Proton beam radiosurgery can also be used on targets in other places of the body, including the prostate gland. However, the process of creating and targeting proton beams is complex, and it requires a synchrocyclotron — a costly, highly specialized particle accelerator — on-site to generate the protons. Less than a dozen facilities worldwide offer proton beam radiosurgery, and most of them are outside the United States.
What can you expect during the procedure?

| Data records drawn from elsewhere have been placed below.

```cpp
static inline int order(hipEvent_t e, hipStream_t from, hipStream_t to)
{
    GPX_HIP(hipEventRecord(e, from));
    GPX_HIP(hipStreamWaitEvent(to, e, 0));
    return GPX_OK;
}
struct EventPool {
    std::vector<hipEvent_t> ev; size_t next = 0;
    int reserve(size_t count)
    {
        while (ev.size() < count) {
            hipEvent_t x;
            GPX_HIP(hipEventCreateWithFlags(&x, hipEventDisableTiming));
            ev.push_back(x);
        }
        return GPX_OK;
    }
    int get(hipEvent_t *e) { GPX_TRY(reserve(next + 1)); *e = ev[next++]; return GPX_OK; }
    void rewind() { next = 0; }
    void destroy() { for (hipEvent_t e : ev) (void)hipEventDestroy(e); ev.clear(); next = 0; }
    int order(hipStream_t from, hipStream_t to) { hipEvent_t e; GPX_TRY(get(&e)); return gpx::order(e, from, to); }
};

enum ProfClass { PC_KMAT = 0, PC_GEMM = 1, PC_POTRF_DIAG = 2, PC_TRSM_ROWS = 3, PC_TRSV = 4,
// ... 61 lines not shown
int syrk_bc(int dtype, int64_t n, int64_t row_begin, void *Cloc, int64_t ldc, int64_t cl0, int64_t cl1,
            const void *Pb, int64_t ldp, int64_t k0, int64_t kb, int64_t nb, int P, int rank,
            hipStream_t st, const int *abort_flag = nullptr, const Batch *bt = nullptr);
struct PanelHints { bool idle_chip = false; int leaf_force = 0; };
struct PotrfHook { int (*fn)(void *user, int64_t cols_done, hipEvent_t panel_done); void *user; };
int potrf_panel(int dtype, void *A, int64_t lda, int64_t n, int64_t r0, int64_t c0, int64_t kb,
                int *info_dev, hipStream_t st, const Batch *bt = nullptr, int64_t kpre = 0,
                hipEvent_t done = nullptr, PanelHints hints = {});
int potrf(int dtype, void *A, int64_t n, int64_t lda, int *info_dev, hipStream_t st, const Batch *bt = nullptr,
          int64_t xrows = 0,
          bool may_block = false,
          const PotrfHook *hook = nullptr);
int potrf_panel_res(int dtype, void *A, int64_t lda, int64_t n, int64_t r0, int64_t c0, int64_t kb, int *info_dev,
                    hipStream_t st, const Batch *bt = nullptr, int64_t kpre = 0, hipEvent_t done = nullptr, PanelHints hints = {});
int64_t panel_res_max();
hipStream_t potrf_side_stream();
bool kernel_values_finite(int kernel, const double *p, double s, int dtype);
bool panel_res_fold(int64_t rows, int64_t kpre, int64_t kb, size_t es, int64_t lda, const void *base);
constexpr int TRSV_OPS_BLOCK = 512;
static inline int64_t trsv_ops_nblocks(int64_t n) { return n / TRSV_OPS_BLOCK; }
static inline bool trsv_ops_whole_blocks(int64_t n) { return n >= TRSV_OPS_BLOCK && n % TRSV_OPS_BLOCK == 0; }
struct TrsvOps {
    GrowBuf mem;
    bool valid = false;
    int64_t built = 0;
    void invalidate() { valid = false; built = 0; }
    static TrsvOps view(void *p, size_t bytes) { TrsvOps o; o.mem.p = p; o.mem.bytes = bytes; return o; }
};
int trsv_ops_build(int dtype, const void *L, int64_t n, int64_t ldl, TrsvOps *ops, hipStream_t st);
bool trsv_ops_ahead_ok(int dtype, const void *L, int64_t n, int64_t ldl);
bool trsm_ops_ok(int dtype, const void *L, int64_t n, int64_t ldl);
size_t trsv_ops_bytes(int dtype, int64_t n);
int trsv_ops_build_upto(int dtype, const void *L, int64_t n, int64_t ldl, TrsvOps *ops, int64_t kend, hipStream_t st);
int trsv_lower(int dtype, const void *L, int64_t n, int64_t ldl, void *b, void *x, int transpose,
               hipStream_t st, const Batch *bt = nullptr,
               TrsvOps *ops = nullptr);
int trsm_right_lt(int dtype, const void *L, int64_t n, int64_t ldl, void *X, int64_t m, int64_t ldx,
                  hipStream_t st, int x_upper = 0, TrsvOps *ops = nullptr,
                  int64_t c0 = 0);
int trsm_right_l(int dtype, const void *L, int64_t n, int64_t ldl, void *X, int64_t m, int64_t ldx, hipStream_t st,
                 TrsvOps *ops = nullptr);
int pred_grad(int dtype, int kernel, const void *xo, int64_t m, const void *x, int64_t n, int d, const double *params,
              const void *alpha, const void *B, int64_t ldb, double scale, const double *col_div, double *out_dev, hipStream_t st);
int inv_from_factor(int dtype, const void *L, int64_t n, int64_t ldl, void *X, void *W, int tri, hipStream_t st,
                    TrsvOps *ops, int count = 1, int64_t sL = 0, void *group_ops = nullptr);
int logdet_chol(int dtype, const void *L, int64_t n, int64_t ldl, double *out_dev, hipStream_t st, int count = 1,
                int64_t sL = 0, int64_t so = 0);
int dot(int dtype, const void *a, const void *b, int64_t n, double *out_dev, hipStream_t st, int count = 1,
        int64_t sa = 0, int64_t sb = 0, int64_t so = 0);
int diag_sum(int dtype, const void *A, int64_t n, int64_t lda, double *out_dev, hipStream_t st);
int transpose(int dtype, const void *src, int64_t lds, int64_t rows, int64_t cols, void *dst, int64_t ldd, int mirror, hipStream_t st);
int tril(int dtype, void *A, int64_t n, int64_t lda, hipStream_t st);
int var_rows(int dtype, int kernel, const void *X, int64_t rows, int64_t n, int64_t ldx, const void *xo, int d,
             const double *params, const double *kdiag_dev, int accumulate, double *out_dev, hipStream_t st);
int var_finish(int dtype, int kernel, const void *xo, int d, const double *params, const double *acc_dev, int64_t rows,
               double *out_dev, hipStream_t st);
int eye_rows(int dtype, void *X, int64_t rows, int64_t ld, int64_t c0, int64_t cz, hipStream_t st);
int loo_rows(int dtype, const void *X, int64_t rows, int64_t n, int64_t ldx, int64_t c0, const void *y, const void *alpha,
             double *kii, double *mean, double *var, double *logp, hipStream_t st);
int loo_points(int dtype, const double *kii, const void *y, const void *alpha, int64_t n, double *mean, double *var, double *logp,
               hipStream_t st);
int sum_f64(const double *a, int64_t n, double *out_dev, hipStream_t st);
int copy_lower(int dtype, const void *src, int64_t lds, void *dst, int64_t ldd, int64_t n, hipStream_t st);
int schur_lower(int dtype, const void *B, int64_t k, int64_t n, int64_t ldb, void *S, int64_t lds, hipStream_t st);
int sum_slices_lower(int dtype, const void *P, int64_t ldp, int64_t sP, int slices, int64_t n, const void *minus_from, void *out, int64_t ldo,
                     hipStream_t st);
// ... 45 lines not shown
```

gaussian_processes_amd/csrc/gpx_gp.hip:

```cpp
#include "gpx_small.h"
#include <cmath>
#include <vector>

#include "gpx_gp_internal.h"

namespace gpx {

static int copy_rows(void *dst, int64_t ldd, const void *src, int64_t lds, int64_t rows, int64_t cols, hipMemcpyKind kind, hipStream_t st)
{
    if (rows == 1) GPX_HIP(hipMemcpyAsync(dst, src, (size_t)cols * 8, kind, st));
    else GPX_HIP(hipMemcpy2DAsync(dst, (size_t)ldd * 8, src, (size_t)lds * 8, (size_t)cols * 8, (size_t)rows, kind, st));
    return GPX_OK;
}

int upload_f64(int dtype, void *dst, int64_t ldd, const double *src, int64_t lds, int64_t rows, int64_t cols, hipStream_t st, DevBuf *stage)
{
    if (rows <= 0 || cols <= 0) return GPX_OK;
    if (dtype == GPX_F64) {
        GPX_TRY(copy_rows(dst, ldd, src, lds, rows, cols, hipMemcpyHostToDevice, st));
    } else {
        DevBuf mine;
        if (!stage) stage = &mine;
        if (!stage->p) GPX_TRY(stage->alloc((size_t)rows * cols * 8));
        GPX_TRY(copy_rows(stage->p, cols, src, lds, rows, cols, hipMemcpyHostToDevice, st));
// ... 37 lines not shown
    return scale_points(g->dtype, g->x, g->n, g->d, g->params + 1, g->xs, g->st);
}

static int upload_points(gpx_gp *g, void *dst, const double *xo, int64_t m)
{
    GPX_TRY(upload_f64(g->dtype, dst, m * g->d, xo, m * g->d, 1, m * g->d, g->st));
    if (g->kernel == GPX_KERNEL_GAUSSIAN_ARD) GPX_TRY(scale_points(g->dtype, dst, m, g->d, g->params + 1, dst, g->st));
    return GPX_OK;
}

int gp_read_scal(gpx_gp *g, GpScal *host)
{
    GPX_HIP(hipMemcpyAsync(host, g->scal, sizeof(GpScal), hipMemcpyDeviceToHost, g->st));
    GPX_HIP(hipStreamSynchronize(g->st));
    return check_internal_info(host->info);
}

int gp_need_factor(gpx_gp *g, const char *what_for)
{
    GpScal sc;
    GPX_TRY(gp_read_scal(g, &sc));
    if (sc.info != 0) { set_error("Kxx is not positive definite (info = %d): there is no factor %s", sc.info, what_for); return GPX_ERR_ARG; }
    return GPX_OK;
}

int check_internal_info(int info)
{
    if (info >= 0) return GPX_OK;
    set_error("internal failure inside the factorisation (info = %d: a hand-off between workgroups of the resident "
              "panel kernel timed out); the factor is not valid -- this is NOT a statement about the matrix", info);
    return GPX_ERR_INTERNAL;
}

int gp_finish_fit(gpx_gp *g, bool rhs_is_row_n, int *info)
{
    const size_t es = esize(g->dtype);
    hipStream_t st = g->st;
    if (rhs_is_row_n) {
        GPX_TRY(trsv_lower(g->dtype, g->A, g->n, g->lda, (char *)g->A + (size_t)g->n * g->lda * es, g->alpha, 1, st, nullptr, &g->ops));
    } else {
        GPX_HIP(hipMemcpyAsync(g->t0, g->y, (size_t)g->n * es, hipMemcpyDeviceToDevice, st));
        GPX_TRY(trsv_lower(g->dtype, g->A, g->n, g->lda, g->t0, g->t1, 0, st, nullptr, &g->ops));
        GPX_TRY(trsv_lower(g->dtype, g->A, g->n, g->lda, g->t1, g->alpha, 1, st, nullptr, &g->ops));
    }
    GPX_HIP(hipEventRecord(g->ev[3], st));
    GPX_TRY(logdet_chol(g->dtype, g->A, g->n, g->lda, &g->scal->logdet, st));
    GPX_TRY(dot(g->dtype, g->y, g->alpha, g->n, &g->scal->yta, st));
    GPX_HIP(hipEventRecord(g->ev[4], st));
    g->fitted = true;
    if (info) {
        GPX_HIP(hipMemcpyAsync(info, &g->scal->info, sizeof(int), hipMemcpyDeviceToHost, st));
        GPX_HIP(hipStreamSynchronize(st));
        GPX_TRY(check_internal_info(*info));
    }
    return GPX_OK;
}

template <typename T>
__global__ void nonfinite_kernel(const T *__restrict__ v, int64_t n, int *__restrict__ flag)
{
    bool bad = false;
    for (int64_t i = (int64_t)blockIdx.x * blockDim.x + threadIdx.x; i < n; i += (int64_t)gridDim.x * blockDim.x)
        bad = bad || !isfinite(v[i]);
    if (__any(bad) && (threadIdx.x & 63) == 0) atomicOr(flag, 1);
}

int gp_scan_finite(gpx_gp *g)
{
    int *flags = &g->scal->x_bad;
    GPX_HIP(hipMemsetAsync(flags, 0, 2 * sizeof(int), g->st));
    const int64_t nx = g->n * g->d, ny = g->n;
    const unsigned bx = (unsigned)std::min<int64_t>(cdiv(nx, 256), 1024), by = (unsigned)std::min<int64_t>(cdiv(ny, 256), 1024);
// ... 203 lines not shown
    return gp_scan_finite(g);
}

int gpx_gp_set_params(gpx_gp_t *g, const double *params, double s)
{
    GP_ENTER(g);
    GPX_ARG(g && params, "NULL argument");
    GPX_ARG(!(s < 0), "invalid value for s");
    for (int i = 0; i < g->nparams; ++i) g->params[i] = params[i];
    g->s = s;
    g->have_params = true; g->have_K = false; gp_unfit(g);
    return gp_rescale(g);
}

int gpx_gp_get_params(gpx_gp_t *g, double *params, int cap, int *count)
{
    GP_ENTER(g);
    GPX_ARG(g->have_params, "no kernel parameters in the handle");
    GPX_ARG(cap >= 0 && (cap == 0 || params), "bad arguments");
    if (count) *count = g->nparams;
    for (int i = 0; i < g->nparams && i < cap; ++i) params[i] = g->params[i];
    return GPX_OK;
}

int gpx_gp_set_K(gpx_gp_t *g, const double *Kxx, int64_t ld)
{
    GP_ENTER(g);
    GPX_ARG(g && Kxx && ld >= g->n, "bad arguments");
    GPX_TRY(upload_f64(g->dtype, g->A, g->lda, Kxx, ld, g->n, g->n, g->st));
    g->have_K = true; gp_unfit(g);
    return GPX_OK;
}

struct OpsAhead { gpx_gp *g; int64_t group, last; };
static int ops_ahead_step(void *user, int64_t cols_done, hipEvent_t panel_done)
{
    OpsAhead *o = (OpsAhead *)user;
    gpx_gp *g = o->g;
    const int64_t ready = std::min(trsv_ops_nblocks(cols_done), o->last);
    if (ready - g->ops.built < o->group) return GPX_OK;
    GPX_HIP(hipStreamWaitEvent(g->st_ops, panel_done, 0));
    return trsv_ops_build_upto(g->dtype, g->A, g->n, g->lda, &g->ops, ready, g->st_ops);
}

int gpx_gp_fit(gpx_gp_t *g, int *info)
{
    GP_ENTER(g);
    GPX_ARG(g, "gp is NULL");
    GPX_ARG(g->have_data && (g->have_params || g->have_K),
            "set_data and set_params (or set_K) must be called before fit");
    const GpView v = gp_view(g);
    if (!g->have_K && (!g->x_finite || !kernel_values_finite(v.kernel, v.params, g->s, g->dtype))) {
        set_error("%s (%s)", NONFINITE_MSG, g->x_finite ? "kernel parameters or s" : "x");
        return GPX_ERR_ARG;
    }
    const size_t es = esize(g->dtype);
    hipStream_t st = g->st;
    GPX_HIP(hipEventRecord(g->ev[0], st));
    if (!g->have_K)
        GPX_TRY(kmat(g->dtype, v.kernel, GPX_K, v.x, g->n, v.x, g->n, g->d, v.params, g->s * g->s,
                     GPX_LOWER, g->A, g->lda, st));
    g->have_K = false;
    g->have_kii = false;
    GPX_HIP(hipEventRecord(g->ev[1], st));
    const int64_t ride_max = tune().fit_ride_max;
    const bool ride = g->n <= ride_max;
    route_hit(ride ? RT_FIT_RIDE : RT_FIT_TWO_SOLVES);
    if (ride) GPX_HIP(hipMemcpyAsync((char *)g->A + (size_t)g->n * g->lda * es, g->y, (size_t)g->n * es, hipMemcpyDeviceToDevice, st));
    g->ops.invalidate();
    const bool ahead = tune().fit_ops_ahead != 0 && g->n >= tune().fit_ops_ahead_min &&
                       trsv_ops_ahead_ok(g->dtype, g->A, g->n, g->lda);
    const int64_t nfull = trsv_ops_nblocks(g->n), tail = tune().fit_ops_tail;
    const int64_t group = std::max<int64_t>(1, std::min(nfull, nfull - tail));
    OpsAhead oa = {g, group, std::max<int64_t>(0, nfull - tail)};
    PotrfHook hook = {ops_ahead_step, &oa};
    if (ahead) {
        if (!g->st_ops) {
            int least = 0, greatest = 0;
            GPX_HIP(hipDeviceGetStreamPriorityRange(&least, &greatest));
            GPX_HIP(hipStreamCreateWithPriority(&g->st_ops, hipStreamNonBlocking, least));
            GPX_HIP(hipEventCreateWithFlags(&g->ev_ops, hipEventDisableTiming));
        }
        GPX_TRY(g->ops.mem.reserve(trsv_ops_bytes(g->dtype, g->n), st));
        GPX_TRY(order(g->ev_ops, st, g->st_ops));
    }
    GPX_TRY(potrf(g->dtype, g->A, g->n, g->lda, &g->scal->info, st, nullptr, ride ? 1 : 0, true, ahead ? &hook : nullptr));
    if (ahead) {
        GPX_TRY(order(g->ev_ops, g->st_ops, st));
        if (g->ops.built > 0) route_hit(RT_FIT_OPS_AHEAD);
    }
    GPX_HIP(hipEventRecord(g->ev[2], st));
    return gp_finish_fit(g, ride, info);
}
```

Before the head frame is attached, you will receive numbing shots in the four places on your scalp where the pins will be inserted. None of your hair will be shaved. When the frame is removed, those spots may be a little tender, but they typically don't scar. You may have a headache or feel nauseated for a few hours after the procedure.
The treatment itself is painless. While children are often anesthetized for the procedure, adults are typically awake. You may be given a mild sedative to help you relax.
Radiosurgery doesn't have immediate results. Weeks, months or even years may pass before the effects of the treatment become apparent. Progress is monitored through follow-up imaging studies.
Radiosurgery doesn't involve surgical incisions, so it's less risky than traditional neurosurgery — where you can have problems with anesthesia, bleeding and infection.
In some cases, radiosurgery can cause radiation injury to brain tissue surrounding the target. This can cause swelling, which may develop months after the procedure. In most cases, this swelling is temporary and resolves without treatment. Some patients may need steroid medications to control persistent brain swelling.
In the past, radiosurgery could only be used on the brain, and a head frame was always necessary to keep the target perfectly still. Improved targeting techniques, already in use in some hospitals, reduce the need for head frames, allowing the procedure to be used in other parts of the body.
For example, lung tumors can be treated — despite the movements associated with breathing — by using a radiosurgery machine linked with a real-time imaging system. A gold marker inserted into the airway moves as the person breathes. The radiosurgery machine uses the marker as a reference point and can automatically stop and start radiation delivery to synchronize with breathing movements.
Future advances in targeting technology will make radiosurgery an option for more people — bringing hope to those who are poor candidates for more traditional forms of treatment.